Os resultados mostram que a vacina contra o HPV reduziu em 58% os casos de câncer do colo do útero e em 67% as lesões pré-cancerosas graves (NIC3) entre mulheres de 20 a 24 anos. O efeito protetor foi consistente mesmo antes da idade recomendada para início do rastreamento (25 anos).

"O impacto observado no Brasil confirma que a vacinação contra o HPV é eficaz não apenas em países de alta renda, mas também em contextos com recursos limitados", destacaram os pesquisadores Thiago Cerqueira-Silva, Manoel Barral-Netto e Viviane Sampaio Boaventura, autores do estudo.

Desde 2014, o Programa Nacional de Imunizações (PNI) oferece a vacina gratuitamente pelo SUS. Em 2024, o Brasil adotou o esquema de dose única, seguindo as mais recentes evidências científicas.
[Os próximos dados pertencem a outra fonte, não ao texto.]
#if !RT_STRICT
#define RT_XY_INDEX(XU, XV, FU, FV)                                                                                \
          const unsigned long long su = __builtin_bit_cast(unsigned long long, (XU) + 6442450944.0), sv = __builtin_bit_cast(unsigned long long, (XV) + 6442450944.0);   \
          uint32_t iu = __builtin_amdgcn_alignbit((uint32_t)(su >> 32), (uint32_t)su, 20u) ^ 0x80000000u;        \
          uint32_t iv = __builtin_amdgcn_alignbit((uint32_t)(sv >> 32), (uint32_t)sv, 20u) ^ 0x80000000u;       \
           \
          const bool near_ = (min(((uint32_t)su + 1u) & 0xfffffu, ((uint32_t)sv + 1u) & 0xfffffu) <= 2u);           \
           \
          if constexpr (UNI) { if (__ballot(near_) != 0ull) return false; }                                    \
          if (!UNI && near_) {                                                                                  \
            RT_PIN();                                                                                             \
            iu = (uint32_t)(XU); iv = (uint32_t)(XV);                    \
            const rt_launch __attribute__((address_space(4))) *K = rt_cold_args();                                \
             \
            float q_here = RT_Q_GET(level);                                                                        \
            if (rt_lvl(level) == 0 && q_here == 0.f) {                   \
              const float ex = (float)(h.x - K->cam_origin[0]), ey = (float)(h.y - K->cam_origin[1]), ez = (float)(h.z - K->cam_origin[2]);   \
              q_here = RT_Q_OF(0.f, __builtin_sqrtf(ex * ex + ey * ey + ez * ez), (float)m.inv_r, __builtin_fabsf((float)dot(d, n)), 0.f);       \
            }                                                                                                     \
            double tol = (K->mark_flags & RT_MARK_ALL) ? 2.0 : K->flag_tol * (double)fmaxf(1.f, q_here * (1.f / RT_Q_FLAT));   \
                          \
            if ((K->mark_flags & (RT_MARK_WEIGHT | RT_MARK_ALL)) == RT_MARK_WEIGHT) {                              \
              double S_ = map_valid ? acc[0] : 1.0;                                                               \
              if constexpr (FOLD_FORWARD && REFRACT) for (int i_ = 0; i_ < sp; i_++) S_ *= (parked[i_].map_valid ? parked[i_].S : 1.0) * parked[i_].a3;   \
              if (__builtin_fabs(S_) * 510.0 < 0.9) tol = -1.0;                                                    \
            }                                                                                                     \
             \
            const bool zf = !(K->mark_flags & RT_MARK_ZERO);                                                       \
            const bool bu = (zf && (FU) == 0.0 && (XU) == 0.0) || (__builtin_fabs((XU) - __builtin_rint(XU)) >= tol);    \
            const bool bv = (zf && (FV) == 0.0 && (XV) == 0.0) || (__builtin_fabs((XV) - __builtin_rint(XV)) >= tol);    \
            if (!(bu & bv)) {                                                                                      \
              uint32_t t3 = threadIdx.x;                                                                          \
              if constexpr (W1 && !GRID) t3 = rt_lane_again(); else                                               \
              asm volatile("" : "+v"(t3));                                                                        \
              rt_mark_append<SS2>(rt_pixel_of<SS2, W1>(L, t3));                                                        \
            }                                                                                                     \
          }
#endif

#if !RT_STRICT
#define RT_SDISC(G, TC, DISC)                                                                 \
            const double TC = -(sv.x * (G).ox + sv.y * (G).oy + sv.z * (G).oz);               \
            const double DISC = __builtin_fma(TC, TC, -(G).r2);
#define RT_SROOTS(TC, THC, T0, T1) const double T0 = llen - (TC + THC), T1 = llen - (TC - THC);
#else
#define RT_SDISC(G, TC, DISC)                                                                 \
            const v3 Lv_ = mk((G).ox - h.x, (G).oy - h.y, (G).oz - h.z);                      \
            const double TC = dot(sv, Lv_);                                                   \
            const double DISC = (G).r2 - (dot(Lv_, Lv_) - TC * TC);
#define RT_SROOTS(TC, THC, T0, T1) const double T0 = TC - THC, T1 = TC + THC;
#endif
#define RT_SHADOW(J, G)                                                                       \
            {                                                                                 \
              const bool other_ = ((int)(J) != hi);                                           \
              if (COUNT && other_ && !blocked) tests++;                                       \
              RT_SDISC(G, tc_, disc_)                                                         \
              if (other_ && !(disc_ < 0.0) && !blocked) {                                     \
                RT_PIN();                                                                     \
                const double thc_ = rt_sqrt_nn<REFRACT>(disc_);                                        \
                RT_SROOTS(tc_, thc_, t0_, t1_)                                                \
                const double t_ = (t0_ < eps) ? t1_ : t0_;                                    \
                if ((t_ < llen) && !(t_ < eps)) {                                             \
                  RT_PIN();                                                                   \
                  const double oa4_ = objs[J].albedo[4];                                      \
                  if (oa4_ != 0.0) li = rt_div(li, oa4_);    \
                  else { li = 0.0; blocked = true; }                                          \
                }                                                                             \
              }                                                                               \
            }
#define RT_SHADOW_U(J, G)                                                                     \
            {                                                                               \
              RT_SDISC(G, tc_, disc_)                                                       \
              if (((int)(J) != hi) && !(disc_ < 0.0)) {                                     \
                RT_PIN();                                                                   \
                const double thc_ = rt_sqrt_nn<REFRACT>(disc_);                                      \
                RT_SROOTS(tc_, thc_, t0_, t1_)                                              \
                const double t_ = (t0_ < eps) ? t1_ : t0_;                                  \
                if ((t_ < llen) && !(t_ < eps) && li != 0.0) {                              \
                  RT_PIN();                                                                 \
                  const double oa4_ = objs[J].albedo[4];                                    \
                  li = (oa4_ != 0.0) ? rt_div(li, oa4_) : 0.0;                              \
                }                                                                           \
              }                                                                             \
            }
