# weifengliu-ssslab/Benchmark_SpMV_using_CSR5

Measured on AMD Instinct MI355X. Metric: fp64 SpMV GFLOPS, higher is better.
Workload: dtype f64

## Files before the change

### benchmark_spmv_using_csr5_amd/csrc/csr5_internal.h

```cpp
#pragma once

#include <hip/hip_runtime.h>
#include <stdint.h>

#include "csr5hip.h"

namespace csr5 {

constexpr int OMEGA = CSR5HIP_OMEGA;
#ifndef CSR5_WAVES_PER_BLOCK
#define CSR5_WAVES_PER_BLOCK 1
#endif
constexpr int WAVES_PER_BLOCK = CSR5_WAVES_PER_BLOCK;
constexpr int BLOCK = OMEGA * WAVES_PER_BLOCK;
constexpr int FMT_WAVES_PER_BLOCK = 2;
constexpr int FMT_BLOCK = OMEGA * FMT_WAVES_PER_BLOCK;
constexpr int BIT_SS = 6;
constexpr uint32_t ROW_MASK = 0x7FFFFFFFu;
constexpr int STAMP_WORD = 8;
constexpr int COUNTER_WORDS = 16;
constexpr int NUM_XCD = 8;
constexpr int RUN_SERIAL_MAX = 64;
#ifndef CSR5_XWIN_BYTES
#define CSR5_XWIN_BYTES 4096
#endif
constexpr int XWIN_BYTES = CSR5_XWIN_BYTES;
constexpr int xwin_elems(int value_size) { return XWIN_BYTES / value_size; }
constexpr int XWIN_MIN_COVER_PCT = 30;

constexpr int bit_y_of(int sigma)
{
    int base = 2, b = 1;
    while (base < OMEGA * sigma) { base *= 2; b++; }
    return b;
}
constexpr int num_packet_of(int sigma) { return (bit_y_of(sigma) + BIT_SS + sigma + 31) / 32; }

struct Geometry {
    int m, n, nnz;
    int sigma;
    int bit_y, bit_all, num_packet;
    int p;
    int tile_elems;
    int tail_start;
    int defer;
};

struct DeviceArrays {
    const int32_t *row_ptr;
    int32_t *col;
    void *val;
    uint32_t *tile_ptr;
    uint32_t *tile_desc;
    int32_t *offset_ptr;
    int32_t *offset;
    void *calibrator;
    void *carry_acc;
    uint32_t *carry_cnt;
    uint32_t *carry_meta;
    uint32_t *tile_hdr;
    uint32_t *counters;
    const int32_t *hot_cols;
    const int32_t *hot_count;
    const int32_t *hot_tile0;
    int hot_slabs, hot_capacity;
    void *range_lead;
    uint32_t *range_head;
    const uint16_t *col_lo;
    const uint8_t *col_hi;
    const int32_t *slab_off;
    int slab_shift, slab_bits;
    const void *xperm;
    const int32_t *cold_base;
    const int32_t *cold_cols;
    int cold_total;
    const float *val32;
    const uint32_t *col16;
    const int32_t *base16;
    const uint32_t *col31;
};

hipError_t launch_row_scan(const Geometry &g, const DeviceArrays &d, hipStream_t s);
hipError_t launch_tile_desc(const Geometry &g, const DeviceArrays &d, hipStream_t s);
size_t offset_scan_tmp_bytes(int entries);
hipError_t launch_offset_scan(const Geometry &g, const DeviceArrays &d, void *tmp, size_t tmp_bytes, hipStream_t s);
hipError_t launch_desc_offset(const Geometry &g, const DeviceArrays &d, hipStream_t s);
hipError_t launch_transpose(const Geometry &g, const DeviceArrays &d, int value_type, bool r2c,
                            hipStream_t s);
hipError_t launch_transpose_values(const Geometry &g, const DeviceArrays &d, int value_type, hipStream_t s);
hipError_t launch_tile_tables(const Geometry &g, const DeviceArrays &d, int value_size, uint32_t *host_words, bool export_only,
                              hipStream_t s);
hipError_t launch_col16(const Geometry &g, const DeviceArrays &d, uint32_t *col16, int32_t *base16, uint32_t *wide_tiles,
                        hipStream_t s);
constexpr int COL16_SPAN = 32768;
constexpr bool col16_sigma(int sigma) { return sigma == 8 || sigma == 12 || sigma == 16 || sigma == 24 || sigma == 32; }
hipError_t launch_col31(const Geometry &g, const DeviceArrays &d, uint32_t *col31, hipStream_t s);
constexpr bool col31_sigma(int sigma) { return sigma >= 4 && sigma <= 8; }
hipError_t launch_warmup(hipStream_t s);
hipError_t launch_validate_csr(int m, int n, int nnz, const int32_t *row_ptr, const int32_t *col, uint32_t *flag,
                               hipStream_t s);

hipError_t slab_scan_tmp_bytes(size_t items, size_t *bytes);
hipError_t slab_select_tmp_bytes(int nnz, size_t *bytes);
hipError_t slab_partition(const Geometry &g, const DeviceArrays &d, int value_type, int S, int bits, int shift,
                          uint32_t *hist, void *scan_tmp, size_t scan_tmp_bytes, int32_t *col2, void *val2,
                          uint32_t *key2, hipStream_t s);
hipError_t slab_count_segments(int nnz, const uint32_t *key2, void *tmp, unsigned int *d_count, hipStream_t s);
hipError_t slab_segments(int nnz, const uint32_t *key2, const void *tmp, int32_t *row_ptr2, unsigned char *rowidx, hipStream_t s);
size_t slab_base_words(int m, int S);
hipError_t slab_tables(int m, int m2, int nnz, int S, int p, const int32_t *row_ptr, int32_t *row_ptr2, const uint32_t *key2,
                       const uint32_t *chunk_start, uint32_t *base, uint32_t *nonempty, hipStream_t s);
hipError_t slab_hot_select(int n, int nnz, int S, int bits, int shift, int capacity, int min_count, int sample_stride,
                           const int32_t *col, uint32_t *cnt, void *hotmap, uint32_t *chist, uint32_t *thr,
                           int32_t *hot_cols, int32_t *hot_count, unsigned long long *covered, hipStream_t s);
hipError_t slab_hot_finish(int S, int p_hist, int p, int T, int nnz, int capacity, const uint32_t *chunk_start,
                           int32_t *hot_count, int32_t *tile0, int32_t *slab_off, hipStream_t s);
size_t slab_cold_words(int n, int S, int bits, int shift);
hipError_t slab_cold_sort_tmp_bytes(size_t total, int slab_bits, size_t *bytes);
hipError_t slab_hot_pack(int n, int nnz, int T, int p, int S, int bits, int shift, const int32_t *slab_off, const void *hotmap,
                         const uint32_t *cnt, const uint32_t *key2, int32_t *col2, uint16_t *col_lo, uint8_t *col_hi, uint8_t *ref, uint32_t *rank_of,
                         uint32_t *keys, uint32_t *keys_sorted, uint32_t *src_sorted, void *sort_tmp, size_t sort_tmp_bytes,
                         int32_t *cold_base, int32_t *cold_cols, hipStream_t s);
size_t slab_local_columns(int n, int bits, int shift);
size_t slab_hotmap_bytes(int n, int S, int bits, int shift);
int slab_hot_buckets();
hipError_t launch_slab_combine(int m, int tail_start, int zero_empty, int S, int value_type, const uint32_t *base,
                               const unsigned char *rowidx, const uint32_t *nonempty, const void *P, int segments, void *y,
                               hipStream_t s);
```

Para 2025, estão previstas novas diretrizes que ampliarão a vacinação para adolescentes de 15 a 19 anos e grupos prioritários.

O câncer do colo do útero ainda é o segundo mais comum entre mulheres brasileiras e uma das principais causas de mortalidade feminina. Estima-se que 50% a 70% das pessoas sexualmente ativas terão contato com o HPV em algum momento da vida. A vacina disponível no SUS protege contra até 98% dos tipos mais perigosos do vírus.

A vacinação está disponível gratuitamente em unidades básicas de saúde para meninas e meninos de 9 a 14 anos, além de grupos especiais como pessoas vivendo com HIV, transplantados e pacientes oncológicos de até 45 anos.